South Africa, Cool Facts #116

<= 115. Rwanda                                                                                                    117. Sierra Leone =>

South Africa replaced their old flag in 1994, when Nelson Mandela became the first black president in the first democratic elections of the country. 

South Africa used the former flag between 1928-1994 and it was a flag which had flags inside. The design was similar to the Dutch flag and inside it had the British flag alongside with the flags of Cape Colony and Natal. 

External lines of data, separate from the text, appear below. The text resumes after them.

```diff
-  unsigned long long r[kTokRegions + 10];
+  unsigned long long r[kTokDiag];
   LDDL_HIP(hipMemcpy(r, rg, sizeof r, hipMemcpyDeviceToHost));
   const unsigned long long* k = r + kTokRegions;
   fprintf(stderr,
-          "[tok phaseB] flushes %llu units %llu | passes %llu lanes/pass %.1f | piece-steps: wave %llu "
+          "[tok %s phaseB] flushes %llu units %llu | passes %llu lanes/pass %.1f | piece-steps: wave %llu "
           "lane %llu (lane util %.2f) | bloom iters: wave %llu lane-useful %llu (util %.2f, per wave "
-          "step %.1f) | probe trips: wave %llu lane %llu (util %.2f)\n",
-          k[8], k[9], k[0], (double)k[1] / (k[0] ? k[0] : 1), k[2], k[3],
+          "step %.1f) | probe trips: wave %llu lane %llu (util %.2f) | slow lanes %llu (%.2f per pass), "
+          "passes with one %llu (%.1f%%)\n",
+          label, k[8], k[9], k[0], (double)k[1] / (k[0] ? k[0] : 1), k[2], k[3],
           (double)k[3] / (64.0 * (k[2] ? k[2] : 1)), k[4], k[5], (double)k[5] / (64.0 * (k[4] ? k[4] : 1)),
-          (double)k[4] / (k[2] ? k[2] : 1), k[6], k[7], (double)k[7] / (64.0 * (k[6] ? k[6] : 1)));
+          (double)k[4] / (k[2] ? k[2] : 1), k[6], k[7], (double)k[7] / (64.0 * (k[6] ? k[6] : 1)), k[10],
+          (double)k[10] / (k[0] ? k[0] : 1), k[11], 100.0 * k[11] / (k[0] ? k[0] : 1));
+  r[2] = r[6] + r[7] + r[8] + r[9];
   unsigned long long tot = 0;
-  for (int q = 0; q < kTokRegions; ++q) tot += r[q];
-  static const char* names[kTokRegions] = {"banks", "phaseA", "phaseB", "place", "qshift", "chunk"};
-  fprintf(stderr, "[tok regions] wave-cycle shares:");
-  for (int q = 0; q < kTokRegions; ++q) fprintf(stderr, " %s %.1f%%", names[q], 100.0 * r[q] / (tot ? tot : 1));
-  fprintf(stderr, "\n");
+  for (int q = 0; q < 6; ++q) tot += r[q];
+  static const char* names[kTokRegions] = {"banks", "phaseA", "phaseB", "place", "qshift", "chunk",
+                                           "B0 fetch+normalise", "B1 memo", "B2 greedy", "B3 rest"};
+  fprintf(stderr, "[tok %s regions] wave-cycle shares:", label);
+  for (int q = 0; q < 6; ++q) fprintf(stderr, " %s %.1f%%", names[q], 100.0 * r[q] / (tot ? tot : 1));
+  fprintf(stderr, "\n[tok %s phaseB split] share of phase B (of the kernel):", label);
+  for (int q = 6; q < kTokRegions; ++q)
+    fprintf(stderr, " %s %.1f%% (%.1f%%)", names[q], 100.0 * r[q] / (r[2] ? r[2] : 1), 100.0 * r[q] / (tot ? tot : 1));
+  fprintf(stderr, " | phase-B wave cycles per pass %.0f\n", (double)r[2] / (k[0] ? k[0] : 1));
+  return 0;
+}
+
+static int report_tok_stamps(const TokCall& T, const unsigned long long* tl, const unsigned long long* rg) {
+  static const char* labels[2][kTokSlices] = {{"single", ""}, {"build", "lookup"}};
+  const bool two = T.grid_of[1] > 0;
+  for (int s = 0; s < kTokSlices; ++s) {
+    if (!T.grid_of[s]) continue;
+    int rc = report_tok_slice(T, labels[two][s], T.grid_of[s], tl + (size_t)2 * s * kTokTlWgs * kBW,
+                              rg + (size_t)s * kTokDiag);
+    if (rc) return rc;
+  }
   return 0;
 }
 #endif
@@ -1324,6 +1481,11 @@
   if (path && !strcmp(path, "lane")) return launch_lane(T, 0, n_sent, 65536, true);
   if (path && strcmp(path, "wave") && strcmp(path, "fused") && strcmp(path, "plain"))
     LDDL_FAIL(-1, "LDDL_TOKENIZE_PATH must be lane, wave, fused or plain (got %s)", path);
+  if (const char* sl = getenv("LDDL_TOKENIZE_SLOW")) {
+    if (strcmp(sl, "regs") && strcmp(sl, "loop"))
+      LDDL_FAIL(-1, "LDDL_TOKENIZE_SLOW must be regs or loop (got %s)", sl);
+    T.slow_loop = !strcmp(sl, "loop");
+  }
   ArenaTmp fbb(&c->arena, st);
   LDDL_HIP(fbb.take(sizeof(int32_t) * (size_t)(n_sent + kFbHead + 1)));
   T.fb = fbb.as<int32_t>();
```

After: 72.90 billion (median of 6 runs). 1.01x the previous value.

The flag was designed by the State Herald Frederick Brownell, who had also designed the flag of Namibia. The flag was meant to be used only for temporarily but after 5 years South Africa made it permanent. 

Symbolism: 

Y-shape = converging of paths, unification of the various ethnic groups and moving forward into a new united South Africa
Black, green and yellow = is said to represent the black population as these colors are found in the flags of ANC, Pan Africanist Congress and the Inkatha Freedom Party
Red, white and blue = represents the white population because these colors are displayed on the Union Jack and Dutch tricolor 
2. The Great Trek 

The Dutch were the first European settlers in South Africa when the Dutch East India Company established a refreshment station in the present-day Cape Town in 1652. Later the British took over the Cape of Good Hope area in 1795. The British rule was ratified in 1815 in the Congress of Vienna.

The Boers, who were the descendants of mainly Dutch but also French Huguenots and Northwest Germans, were unsatisfied with the British rule. The Boers started emigrating from the British controlled Cape Colony to the east and northeast establishing Boer Republics.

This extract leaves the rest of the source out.